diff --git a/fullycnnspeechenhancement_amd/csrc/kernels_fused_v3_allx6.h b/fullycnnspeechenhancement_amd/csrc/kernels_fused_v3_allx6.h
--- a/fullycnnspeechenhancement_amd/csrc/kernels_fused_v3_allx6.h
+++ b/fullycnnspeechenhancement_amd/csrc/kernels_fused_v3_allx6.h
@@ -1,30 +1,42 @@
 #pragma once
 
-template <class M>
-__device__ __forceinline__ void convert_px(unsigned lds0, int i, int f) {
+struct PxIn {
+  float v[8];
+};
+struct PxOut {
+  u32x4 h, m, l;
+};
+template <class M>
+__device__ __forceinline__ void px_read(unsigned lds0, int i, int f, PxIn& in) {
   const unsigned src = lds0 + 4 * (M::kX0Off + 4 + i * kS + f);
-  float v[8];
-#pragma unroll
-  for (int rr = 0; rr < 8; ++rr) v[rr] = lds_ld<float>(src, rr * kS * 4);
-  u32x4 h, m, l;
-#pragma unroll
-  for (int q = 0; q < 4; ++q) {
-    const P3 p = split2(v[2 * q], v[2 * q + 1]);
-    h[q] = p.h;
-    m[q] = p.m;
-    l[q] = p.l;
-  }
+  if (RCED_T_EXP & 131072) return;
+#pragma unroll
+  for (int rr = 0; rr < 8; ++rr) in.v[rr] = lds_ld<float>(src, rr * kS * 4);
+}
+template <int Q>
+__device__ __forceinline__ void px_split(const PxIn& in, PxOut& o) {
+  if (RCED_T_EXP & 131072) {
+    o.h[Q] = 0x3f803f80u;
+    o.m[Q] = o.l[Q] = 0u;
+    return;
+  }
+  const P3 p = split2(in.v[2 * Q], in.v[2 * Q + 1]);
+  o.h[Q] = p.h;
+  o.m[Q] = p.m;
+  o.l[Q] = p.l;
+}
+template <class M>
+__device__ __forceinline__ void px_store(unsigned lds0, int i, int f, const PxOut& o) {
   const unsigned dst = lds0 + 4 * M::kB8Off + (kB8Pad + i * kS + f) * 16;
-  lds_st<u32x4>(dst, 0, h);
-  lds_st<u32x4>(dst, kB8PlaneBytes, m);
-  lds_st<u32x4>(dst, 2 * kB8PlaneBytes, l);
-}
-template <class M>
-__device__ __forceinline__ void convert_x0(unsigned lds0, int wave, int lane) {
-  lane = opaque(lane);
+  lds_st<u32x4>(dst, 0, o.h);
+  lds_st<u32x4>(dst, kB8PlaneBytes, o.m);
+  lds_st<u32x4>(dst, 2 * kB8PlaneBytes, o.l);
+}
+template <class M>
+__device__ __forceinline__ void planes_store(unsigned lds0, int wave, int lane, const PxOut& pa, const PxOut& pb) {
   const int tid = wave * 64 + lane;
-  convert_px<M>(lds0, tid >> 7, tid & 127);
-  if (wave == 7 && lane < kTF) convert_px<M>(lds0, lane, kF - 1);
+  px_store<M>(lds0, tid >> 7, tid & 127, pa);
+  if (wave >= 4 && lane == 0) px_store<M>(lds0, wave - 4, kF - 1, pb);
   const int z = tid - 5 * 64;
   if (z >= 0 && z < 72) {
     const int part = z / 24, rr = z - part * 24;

EXERCISE PROMPT
Each line above is to be repeated exactly.

SOLUTION TO THIS EXERCISE
diff --git a/fullycnnspeechenhancement_amd/csrc/kernels_fused_v3_allx6.h b/fullycnnspeechenhancement_amd/csrc/kernels_fused_v3_allx6.h
--- a/fullycnnspeechenhancement_amd/csrc/kernels_fused_v3_allx6.h
+++ b/fullycnnspeechenhancement_amd/csrc/kernels_fused_v3_allx6.h
@@ -1,30 +1,42 @@
 #pragma once
 
-template <class M>
-__device__ __forceinline__ void convert_px(unsigned lds0, int i, int f) {
+struct PxIn {
+  float v[8];
+};
+struct PxOut {
+  u32x4 h, m, l;
+};
+template <class M>
+__device__ __forceinline__ void px_read(unsigned lds0, int i, int f, PxIn& in) {
   const unsigned src = lds0 + 4 * (M::kX0Off + 4 + i * kS + f);
-  float v[8];
-#pragma unroll
-  for (int rr = 0; rr < 8; ++rr) v[rr] = lds_ld<float>(src, rr * kS * 4);
-  u32x4 h, m, l;
-#pragma unroll
-  for (int q = 0; q < 4; ++q) {
-    const P3 p = split2(v[2 * q], v[2 * q + 1]);
-    h[q] = p.h;
-    m[q] = p.m;
-    l[q] = p.l;
-  }
+  if (RCED_T_EXP & 131072) return;
+#pragma unroll
+  for (int rr = 0; rr < 8; ++rr) in.v[rr] = lds_ld<float>(src, rr * kS * 4);
+}
+template <int Q>
+__device__ __forceinline__ void px_split(const PxIn& in, PxOut& o) {
+  if (RCED_T_EXP & 131072) {
+    o.h[Q] = 0x3f803f80u;
+    o.m[Q] = o.l[Q] = 0u;
+    return;
+  }
+  const P3 p = split2(in.v[2 * Q], in.v[2 * Q + 1]);
+  o.h[Q] = p.h;
+  o.m[Q] = p.m;
+  o.l[Q] = p.l;
+}
+template <class M>
+__device__ __forceinline__ void px_store(unsigned lds0, int i, int f, const PxOut& o) {
   const unsigned dst = lds0 + 4 * M::kB8Off + (kB8Pad + i * kS + f) * 16;
-  lds_st<u32x4>(dst, 0, h);
-  lds_st<u32x4>(dst, kB8PlaneBytes, m);
-  lds_st<u32x4>(dst, 2 * kB8PlaneBytes, l);
-}
-template <class M>
-__device__ __forceinline__ void convert_x0(unsigned lds0, int wave, int lane) {
-  lane = opaque(lane);
+  lds_st<u32x4>(dst, 0, o.h);
+  lds_st<u32x4>(dst, kB8PlaneBytes, o.m);
+  lds_st<u32x4>(dst, 2 * kB8PlaneBytes, o.l);
+}
+template <class M>
+__device__ __forceinline__ void planes_store(unsigned lds0, int wave, int lane, const PxOut& pa, const PxOut& pb) {
   const int tid = wave * 64 + lane;
-  convert_px<M>(lds0, tid >> 7, tid & 127);
-  if (wave == 7 && lane < kTF) convert_px<M>(lds0, lane, kF - 1);
+  px_store<M>(lds0, tid >> 7, tid & 127, pa);
+  if (wave >= 4 && lane == 0) px_store<M>(lds0, wave - 4, kF - 1, pb);
   const int z = tid - 5 * 64;
   if (z >= 0 && z < 72) {
     const int part = z / 24, rr = z - part * 24;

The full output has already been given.